Why Abortion Should Be Banned in the United States


Photo by Chiara Marra


It's not that abortion will be banned in the United States; it's that it *should* be banned. All you have to do is to look at the data, dude.

From the CDC "Estimated Pregnancy Rates by Outcome for the United States, 1990-2004" report:

"This latest pregnancy outcome report finds that there was little change in births and fetal loss numbers between 1990 and 2004. However, abortions fell 24 percent over this time period," said Stephanie Ventura, head of the Reproductive Statistics Branch at CDC/NCHS.


In 1990, there were ~6.79 million total pregnancies: 4.16 million live births, 1.61 million induced abortions, and 1.02 million fetal losses.

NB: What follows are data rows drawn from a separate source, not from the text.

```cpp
static int uvcgpu_region_correct_bq_impl(uvcgpu_region_t *r) {
    if (!r) return fail(UVCGPU_EINVAL, "null region");
    if (!r->has_reads) return fail(UVCGPU_ENOREADS, "no reads");
    uvc_launch_correct_bq(&r->R, r->P.assay_sequencing_BQ_max, r->P.assay_sequencing_BQ_inc, r->stream);
    uvc_launch_pack_bq(r->R.bases, r->R.quals, (uint16_t *)r->R.bq, r->n_bases, nullptr, r->stream);
    HIP_OK(hipMemsetAsync(r->R.mis_total, 0, sizeof(unsigned long long), r->stream));
    uvc_launch_prelude(&r->R, &r->W, &r->P, r->stream);
    uvc_launch_build_p2list(&r->R, r->W.fast_rank, r->d_p2[0], r->d_p2[1], r->d_p2[2], r->d_p2[3], r->stream);
    HIP_OK(hipGetLastError());
    HIP_OK(hipStreamSynchronize(r->stream));
    r->accumulated = false;
    return 0;
}

int uvcgpu_region_read_quals(uvcgpu_region_t *r, uint8_t *dst, int64_t n) {
    if (!r || !dst) return fail(UVCGPU_EINVAL, "null argument");
    if (!r->has_reads) return fail(UVCGPU_ENOREADS, "no reads");
    if (n != r->n_bases) return fail(UVCGPU_EINVAL, "n must equal UvcReadSoA::n_bases");
    HIP_OK(hipStreamSynchronize(r->stream));
    if (n > 0) HIP_OK(hipMemcpy(dst, r->R.quals, (size_t)n, hipMemcpyDeviceToHost));
    return 0;
}

// ... 1073 lines not shown
```

### uvc_amd/csrc/uvc_kernels_acc.hip

```cpp
#include "uvc_launch.h"

DEV int wave_uniform(int v) { return __builtin_amdgcn_readfirstlane(v); }

DEV int xcd_block() {
    const int nb = gridDim.x, b = blockIdx.x, q = nb >> 3, r = nb & 7, k = b & 7, i = b >> 3;
    return k * q + (k < r ? k : r) + i;
}

DEV int bcast(int v, int j) { return __builtin_amdgcn_readlane(v, j); }
#ifdef UVC_FRAG_COARSE
#define COARSE_T(v) unsigned long long v; asm volatile("s_memtime %0\n\ts_waitcnt lgkmcnt(0)" : "=s"(v) :: "memory");
#else
#define COARSE_T(v)
#endif
DEV __amdgpu_buffer_rsrc_t bq_rsrc(const RegionDev &R) { return __builtin_amdgcn_make_buffer_rsrc((void *)R.bq, 0, (int)R.bq_bytes, 0x00020000); }
DEV int bq_load(__amdgpu_buffer_rsrc_t rs, int idx) { return (int)__builtin_amdgcn_raw_buffer_load_b16(rs, idx << 1, 0, 0); }
struct Chunk16 { int v[16]; };
DEV void load_chunk16(const FastRec *base, int kk, int hi, Chunk16 &c) {
    if (kk < hi) {
        const int4 *q = (const int4 *)(base + kk);
        const int4 a0 = q[0], a1 = q[1], a2 = q[2], a3 = q[3];
        c.v[0] = a0.x; c.v[1] = a0.y; c.v[2] = a0.z; c.v[3] = a0.w; c.v[4] = a1.x; c.v[5] = a1.y; c.v[6] = a1.z; c.v[7] = a1.w;
        c.v[8] = a2.x; c.v[9] = a2.y; c.v[10] = a2.z; c.v[11] = a2.w; c.v[12] = a3.x; c.v[13] = a3.y; c.v[14] = a3.z; c.v[15] = a3.w;
    } else {
#pragma unroll
        for (int i = 0; i < 16; i++) c.v[i] = 0;
    }
}
DEV int lower_bound_frec(const FastRec *a, int n, int key) {
    int lo = 0, hi = n;
    while (lo < hi) { int mid = (lo + hi) >> 1; if (a[mid].pos < key) lo = mid + 1; else hi = mid; }
    return lo;
}
#define WIN_LISTS 8
DEV int win_lo(const RegionDev &R, int list, int w) { return R.win[((size_t)list * 2) * R.nwin + w]; }
DEV int win_hi(const RegionDev &R, int list, int w) { return R.win[((size_t)list * 2 + 1) * R.nwin + w]; }
__global__ void __launch_bounds__(256) k_win_index(RegionDev R, int list_beg, int list_end) {
    const int64_t t = (int64_t)blockIdx.x * blockDim.x + threadIdx.x;
    const int64_t per_list = 2 * (int64_t)R.nwin;
    if (t >= per_list * (list_end - list_beg)) return;
    const int list = list_beg + (int)(t / per_list), which = (int)((t % per_list) / R.nwin), w = (int)(t % R.nwin);
    const char *base; int stride, lo, hi, span;
    if (list == 0) { base = (const char *)&R.frec[0].pos; stride = sizeof(FastRec); lo = 0; hi = R.n_fast; span = R.max_aln_span; }
    else if (list <= 4) { base = (const char *)&R.frec2[0].pos; stride = sizeof(FastRec); lo = R.p2_off[list - 1]; hi = R.p2_off[list]; span = R.max_p2_span; }
    else if (list <= 6) { base = (const char *)&R.ffast[0].beg; stride = sizeof(FragFast); lo = R.frag_off[list - 5]; hi = R.frag_off[list - 4]; span = R.max_frag_span; }
    else { base = nullptr; stride = 0; lo = 0; hi = R.n_generic_fs; span = R.max_unit_span; }
    const int w0 = R.beg + 64 * w, key = (which == 0 ? w0 - span + 1 : w0 + 64);
    if (list <= 6) { while (lo < hi) { const int mid = (lo + hi) >> 1; if (*(const int32_t *)(base + (size_t)mid * stride) < key) lo = mid + 1; else hi = mid; } }
    else { while (lo < hi) { const int mid = (lo + hi) >> 1; if (R.fss[R.generic_sorted[mid]].beg < key) lo = mid + 1; else hi = mid; } }
    R.win[((size_t)list * 2 + which) * R.nwin + w] = lo;
}
DEV int lower_bound_pos(const AlnRec *a, int n, int key) {
    int lo = 0, hi = n;
    while (lo < hi) { int mid = (lo + hi) >> 1; if (a[mid].pos < key) lo = mid + 1; else hi = mid; }
    return lo;
}
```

In 2004, there were 6.39 million total pregnancies: 4.11 million live births, 1.22 million induced abortions, and 1.06 million fetal losses.

QED:

I) A 24% fall in abortions indicates that the status quo -- having access to safe and legal abortions -- just isn't working. If the goal is to reduce the number of abortions, clearly the State must intervene and ban the safe and effective medical procedure of abortion.

II) The 2004 patterns by pregnancy outcome of just over 6 in 10 pregnancies ending in live birth, 1 in 5 in an induced abortion, and about 1 in 6 in a fetal loss indicates that any and all abortions must be banned, not just elective ones. Otherwise a good number of the 1.06 million women with fetal losses in need of a therapeutic abortion could just get away with having an abortion.

III) The 1.22 million induced abortions/1.06 million fetal losses indicates that there are about 2.28 million women the State could deprive of receiving proper medical care. And that's always a desirable outcome, no matter what.